If a server monitor is set up on the machine you'll be running your server on, then adding it into the system is fairly easy. There are two important parts of the server monitor script that you'll have to edit. But first, you need to be sure which script it is that needs the editing. Doing which server_monitor on a machine will show you where the script is. Once you've got that, here is a checklist to go through:

  1. Create a symlink to the binary/script: this should go into the previously mentioned lbin directory.
  2. Create a script to start the server: this should go into the same directory as the server_monitor script. This is the script that will be called to start the server, so it needs to start it to run in the background. This script should invoke your server via the symlink you made in step 1.
  3. Pick a key for the server: each server needs a unique 'key' to identify it in the server_monitor script. This is also the key that will identify the server on the start/stop page, so it should be something that you can look at and get a rough idea of what it is.

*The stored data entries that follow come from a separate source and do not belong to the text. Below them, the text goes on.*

template <int NC, int NWV = 1, bool LIBSC = true, bool CULL = false>
__device__ __forceinline__ int substep(Shared<NC>& s, const DevModel& m, int l, int h, bool integrate_prev,
                                       const KinConst& kc PROF_PARAM, float* ccache = nullptr) {
  constexpr int NR = (Shared<NC>::NEFC + HW - 1) / HW;
  l = opaque_lane(l);
  LaneRec<2> rc_pf;
  LaneRec<3> rm_pf;
  {
    v4f v[5];
#pragma unroll
    for (int k = 0; k < 2; k++) v[k] = *reinterpret_cast<const v4f*>(m.lane_com.g[k][l]);
#pragma unroll
    for (int k = 0; k < 2; k++)
      for (int c = 0; c < 4; c++) rc_pf.f[4 * k + c] = v[k][c];
#pragma unroll
    for (int k = 0; k < 3; k++) v[2 + k] = *reinterpret_cast<const v4f*>(m.lane_m.g[k][l]);
#pragma unroll
    for (int k = 0; k < 3; k++)
      for (int c = 0; c < 4; c++) rm_pf.f[4 * k + c] = v[2 + k][c];
  }
  kinematics<NC, LIBSC>(s, m, l, integrate_prev, kc); SYNC();
  PHASE(0); l = opaque_lane(l);
  { com_pos(s, m, l, h, rc_pf); SYNC(); }
  PHASE(1); l = opaque_lane(l);
  const PairLoad pair_pf = load_pair(m, l < m.npair ? l : 0);
  { crb_times_cdof(s, m, l); rne_chain(s, m, l); SYNC(); }
  PHASE(15); l = opaque_lane(l);
  int lsup = 4;
  { lsup = collision<NC, NWV, CULL>(s, m, l, h, pair_pf, ccache); SYNC(); }
  PHASE(16); l = opaque_lane(l);
  v4f pcv[4];
  {
    const int c = l >> 2;
    const int p = c < s.ncon ? s.con_pair[c < NC ? c : 0] : 0;
    const v4f* src = reinterpret_cast<const v4f*>(&m.pair_con[p]);
#pragma unroll
    for (int k = 0; k < 4; k++) pcv[k] = src[k];
  }
  {
    const LaneRec<7> rl = fetch_rec(m.lane_lim, l);
    const int jlim = l < 2 * (NJ - 1) ? 1 + (l >> 1) : 1;
    const bool actl = l < NU;
    const int adof = actl ? as_i(rl.f[LL_ACT_DOF]) : 0, aqadr = actl ? as_i(rl.f[LL_ACT_QADR]) : 0;
    float lq = s.qpos[7 + jlim - 1], lqv = s.qvel[6 + jlim - 1], fqv = s.qvel[6 + (l < NFR ? l : 0)];
    float actrl = s.ctrl[actl ? l : 0], aq = s.qpos[aqadr], aqv = s.qvel[adof];
    float skp = s.kp, skd = s.kd;
    int sdr = s.dr_on;
    PIN("+v"(lq), "+v"(lqv), "+v"(fqv), "+v"(actrl), "+v"(aq), "+v"(aqv), "+v"(skp), "+v"(skd), "+v"(sdr));
    bool act = false;
    float value = 0;
    int j = 0;
    if (l < 2 * (NJ - 1)) {
      j = 1 + (l >> 1);
      const float side = (l & 1) ? 1.0f : -1.0f;
      if (as_i(rl.f[LL_LIM_ON])) {
        value = side * (rl.f[LL_RANGE] - lq);
        act = value < rl.f[LL_MARGIN];
      }
    }
    const uint32_t mask = hballot(act, h);
    const int slot = __popc(mask & ((1u << l) - 1u));
    if (act && slot < NLMAX) {
      const int dof = 6 + j - 1;
      const float sg = (l & 1) ? -1.0f : 1.0f;
      s.lim_dof[slot] = dof;
      s.lim_sgn[slot] = sg;
      const float imp = getimp(&rl.f[LL_SOLIMP], value, rl.f[LL_MARGIN]);
      const float R = fmaxf(MINVAL, (1.0f - imp) / imp * rl.f[LL_INVW]);
// ... 122 lines not shown
  const int nefc = NFR + nl + 4 * ncon;
  for (int e = l; e < 4 * ncon; e += HW) {
    const int c = e >> 2, p = s.con_pair[c], r = NFR + nl + e;
    LaneRec<4> pc;
    if (e < HW) {
#pragma unroll
      for (int k = 0; k < 4; k++)
#pragma unroll
        for (int cc = 0; cc < 4; cc++) pc.f[4 * k + cc] = pcv[k][cc];
    } else {
      pc = fetch_rec(*reinterpret_cast<const LaneRec<4>*>(&m.pair_con[p]));
    }
    const PairCon& q = *reinterpret_cast<const PairCon*>(&pc);
    const float mu = s.con_mu[c];
    const float dist = s.con_dist[c];
    const float vel = row_dot(s, r, nl, ncon, s.qvel);
    const float tran = q.tran;
    const float invw = (tran + mu * mu * tran) * 2.0f * mu * mu / m.impratio;
    const float imp = getimp(q.solimp, dist, q.margin);
    const float R = fmaxf(MINVAL, (1.0f - imp) / imp * invw);
    s.efc_R[r] = R;
    s.efc_D[r] = 1.0f / R;
    s.efc_aref[r] = -q.b * vel - q.k * imp * (dist - q.margin);
  }
  SYNC();
  PHASE(13); l = opaque_lane(l);
  float mrow[NV];
  {
    const int lp = l < NV ? l : NV - 1, dn = pnat(lp);
    float a[NV];
#pragma unroll
    for (int j = 0; j < NV; j++) { a[j] = s.M[dn][pnat(j)]; mrow[j] = a[j]; }
    const float x = ldl_arrow_solve(a, s.qfrc_smooth[dn], l, &s.x.L[0][0]);
    if (l < NV) s.qacc_smooth[dn] = x;
  }
  SYNC();
  PHASE(4); l = opaque_lane(l);

  float Dr[NR], Rr[NR], ar[NR], fl[NR];
  bool valid[NR], isfr[NR];
#pragma unroll
  for (int t = 0; t < NR; t++) {
    const int r = l + HW * t;
    valid[t] = r < nefc;
    isfr[t] = r < NFR;
    Dr[t] = valid[t] ? s.efc_D[r] : 0.0f;
    Rr[t] = valid[t] ? s.efc_R[r] : 0.0f;
    ar[t] = valid[t] ? s.efc_aref[r] : 0.0f;
    fl[t] = (valid[t] && isfr[t]) ? rm.f[LM_FLOSS] : 0.0f;
  }
  float cws = 0, csm = 0;
  float xws[NR], xsm[NR], ma_ws = 0.0f;
  bool use_smooth;
  {
#pragma unroll
    for (int t = 0; t < NR; t++) {
      xws[t] = 0.0f;
      xsm[t] = 0.0f;
      if (!valid[t]) continue;
      const int r = l + HW * t;
      float d1, d2;
      row_dot2(s, r, nl, ncon, s.qws, s.qacc_smooth, d1, d2);
      const float x1 = d1 - ar[t];
      const float x2 = d2 - ar[t];
      xws[t] = x1;
      xsm[t] = x2;
      const float rf = Rr[t] * fl[t];
      const float q1 = 0.5f * Dr[t] * x1 * x1, q2 = 0.5f * Dr[t] * x2 * x2;
      const float f1 = (x1 <= -rf) ? (-fl[t] * x1 - 0.5f * rf * fl[t]) : (x1 >= rf) ? (fl[t] * x1 - 0.5f * rf * fl[t]) : q1;
      const float f2 = (x2 <= -rf) ? (-fl[t] * x2 - 0.5f * rf * fl[t]) : (x2 >= rf) ? (fl[t] * x2 - 0.5f * rf * fl[t]) : q2;
      cws += isfr[t] ? f1 : ((x1 < 0) ? q1 : 0.0f);
      csm += isfr[t] ? f2 : ((x2 < 0) ? q2 : 0.0f);
    }
    PHASE(23);
    if (l < NV) {
      const int dn = pnat(l);
      ma_ws = mrow_dot_reg(mrow, s.qws);
      cws += 0.5f * (ma_ws - s.qfrc_smooth[dn]) * (s.qws[dn] - s.qacc_smooth[dn]);
    }
    cws = hsum(cws, h);
    csm = hsum(csm, h);
    use_smooth = cws > csm;
    if (l < NV) s.qacc[l] = use_smooth ? s.qacc_smooth[l] : s.qws[l];
  }
  SYNC();
  PHASE(5); l = opaque_lane(l);
  const int cmax = wmax2(ncon);
  __builtin_assume(cmax >= 0 && cmax <= NC);
  int weight = cmax;
  bool live = true;
  for (int iter = 0; iter < m.iterations; iter++) {
    float ma = 0;
    if (l < NV) {
      if (iter > 0 || use_smooth) ma = mrow_dot_reg(mrow, s.qacc);
      else ma = ma_ws;
    }
    float jar[NR];
#pragma unroll
    for (int t = 0; t < NR; t++) {
      jar[t] = 0;
      if (!valid[t]) continue;
      const int r = l + HW * t;
      const float x = iter > 0 ? row_dot(s, r, nl, ncon, s.qacc) - ar[t] : (use_smooth ? xsm[t] : xws[t]);
      jar[t] = x;
      const float rf = Rr[t] * fl[t];
      const float fq = -Dr[t] * x;
      const bool lo = isfr[t] && x <= -rf;
      const bool hi = !lo && (isfr[t] ? x >= rf : x >= 0);
      const float f = lo ? fl[t] : (hi ? (isfr[t] ? -fl[t] : 0.0f) : fq);
      const float Dq = (lo || hi) ? 0.0f : Dr[t];
      s.efc_force[r] = f;
      s.efc_D[r] = Dq;
    }
    SYNC();
    PHASE(22);
    float gauss = 0;
// ... 45 lines not shown
        const float dD = s.dofD[dn];
        const uint32_t onehot = 1u << lp;
#pragma unroll
        for (int j = 0; j < NV; j++) a[j] = fmaf(dD, (float)((onehot >> j) & 1u), a[j]);
        for (int c = 0; c < cmax; c++) {
          const bool cv = c < ncon;
          const int sa = __builtin_amdgcn_readlane(lsup, c), sb = __builtin_amdgcn_readlane(lsup, HW + c);
          const uint32_t legs = (1u << (sa & 7)) | (1u << (sb & 7));
          if (cv) {
            float G[5], jb[3][6];
#pragma unroll
            for (int k = 0; k < 5; k++) G[k] = s.con_G[c][k];
            float jn = s.Jc[c][0][dn], j1 = s.Jc[c][1][dn], j2 = s.Jc[c][2][dn];
#pragma unroll
            for (int r = 0; r < 3; r++)
#pragma unroll
              for (int j = 0; j < 6; j++) jb[r][j] = s.Jc[c][r][j];
            PIN("+v"(G[0]), "+v"(G[1]), "+v"(G[2]), "+v"(G[3]), "+v"(G[4]), "+v"(jn), "+v"(j1), "+v"(j2),
                "+v"(jb[0][0]), "+v"(jb[0][1]), "+v"(jb[0][2]), "+v"(jb[0][3]), "+v"(jb[0][4]), "+v"(jb[0][5]),
                "+v"(jb[1][0]), "+v"(jb[1][1]), "+v"(jb[1][2]), "+v"(jb[1][3]), "+v"(jb[1][4]), "+v"(jb[1][5]),
                "+v"(jb[2][0]), "+v"(jb[2][1]), "+v"(jb[2][2]), "+v"(jb[2][3]), "+v"(jb[2][4]), "+v"(jb[2][5]));
            const float w0 = jn * G[0] + j1 * G[1] + j2 * G[2];
            const float w1 = jn * G[1] + j1 * G[3];
            const float w2 = jn * G[2] + j2 * G[4];
            hess_acc_p<0, 6>(a, jb, w0, w1, w2);
            if (legs & 1u) hess_acc_p<6, 9>(a, s.Jc[c], w0, w1, w2);
            if (legs & 2u) hess_acc_p<9, 12>(a, s.Jc[c], w0, w1, w2);
            if (legs & 4u) hess_acc_p<12, 15>(a, s.Jc[c], w0, w1, w2);
            if (legs & 8u) hess_acc_p<15, 18>(a, s.Jc[c], w0, w1, w2);
          }
        }
        PHASE(14); l = opaque_lane(l);
        const float x = ldl_arrow_solve(a, s.grad[dn], l, &s.x.L[0][0]);
        if (l < NV) s.search[dn] = -x;
      } else {
        dense_search<NC>((LdsShared<NC>*)&s, l, h, cmax, ncon, lsup);
      }
    }
    SYNC();
    PHASE(7); l = opaque_lane(l);
    float q1 = 0, q2 = 0, sn = 0;
    if (l < NV) {
      const int dn = pnat(l);
      const float sv = s.search[dn];
      const float mv = mrow_dot_reg(mrow, s.search);
      q1 = sv * (ma - s.qfrc_smooth[dn]);
      q2 = 0.5f * sv * mv;
      sn = sv * sv;
    }
    float jv[NR];
#pragma unroll
    for (int t = 0; t < NR; t++) jv[t] = valid[t] ? row_dot(s, l + HW * t, nl, ncon, s.search) : 0.0f;
    float thr_lo[NR], thr_hi[NR], cq[NR][3], clo[NR][2], chi[NR][2];
    bool rowany[NR];
#pragma unroll
    for (int t = 0; t < NR; t++) {
      const float D = Dr[t], jr = jar[t], jw = jv[t];
      cq[t][0] = valid[t] ? 0.5f * D * jr * jr : 0.0f;
      cq[t][1] = valid[t] ? D * jr * jw : 0.0f;
      cq[t][2] = valid[t] ? 0.5f * D * jw * jw : 0.0f;
      const float rf = Rr[t] * fl[t];
      const bool fr = valid[t] && isfr[t];
      thr_lo[t] = fr ? -rf : -INFINITY;
      thr_hi[t] = fr ? rf : (valid[t] ? 0.0f : INFINITY);
      clo[t][0] = fr ? -fl[t] * jr - 0.5f * rf * fl[t] : 0.0f;
      clo[t][1] = fr ? -fl[t] * jw : 0.0f;
      chi[t][0] = fr ? fl[t] * jr - 0.5f * rf * fl[t] : 0.0f;
// ... 97 lines not shown
  if (g2 * (CG) > 0 && fabsf(CG) < fabsf(g2)) { a2 = CA; c2 = CC; g2 = CG; h2 = CH; up2 = true; }
            PP3_TIGHTEN(a1n, c1n, g1n, h1n)
            PP3_TIGHTEN(a2n, c2n, g2n, h2n)
            PP3_TIGHTEN(am, cm, gm, hm)
#undef PP3_TIGHTEN
            if (!up1 && !up2) break;
            if (up1) { a1n = a1 - g1 / h1; eval(a1n, c1n, g1n, h1n); evals++; }
            if (up2) { a2n = a2 - g2 / h2; eval(a2n, c2n, g2n, h2n); evals++; }
          }
          if (!finished) alpha = c1 < c2 ? a1 : a2;
        }
      }
    }
#ifdef PP3_PHASE_PROF
    {
      const int ew = wmax2(evals);
      if (pf) pf->evals += ew;
      PROF_ADD(19, ew);
      PROF_ADD(20, evals);
      PROF_ADD(HW + 20, evals);
    }
#endif
    PHASE(8); l = opaque_lane(l);
#ifdef PP3_DEBUG
    if (blockIdx.x == 0 && h == 0) {
      if (l < NV) { g_dbg[l] = s.qacc[l]; g_dbg[18 + l] = s.grad[l]; g_dbg[36 + l] = s.search[l]; }
      if (l == 0) {
        g_dbg[54] = gauss; g_dbg[55] = q1; g_dbg[56] = q2; g_dbg[57] = sn; g_dbg[58] = gtol;
        g_dbg[59] = alpha; g_dbg[60] = (float)evals; g_dbg[61] = cws; g_dbg[62] = csm; g_dbg[63] = (float)nefc;
      }
    }
#endif
    live = live && alpha != 0.0f;
    if (live && l < NV) s.qacc[l] += alpha * s.search[l];
    SYNC();
  }
  if (l < NV) s.qws[l] = s.qacc[l];
  if (l < NV) s.efc_aref[l] = s.qvel[l];
  SYNC();
  return weight;
}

For instance "myserver123" is not a good key, but "SRL - SNoW - Phrase" is.
  4. Add a line for the starting script to the server_monitor script: A template for this is:
    $start{"serverKey"} = "/path/to/start/script";
  5. Add a line for the name of the script to the server_monitor script: Remember how you made a symlink to your server? You need to add a line telling the script what the name of your link is. A template is:
    $processName{"serverKey"} = "name_of_link";
  6. Restart the server monitor: say killall server_monitor.pl and then server_monitor.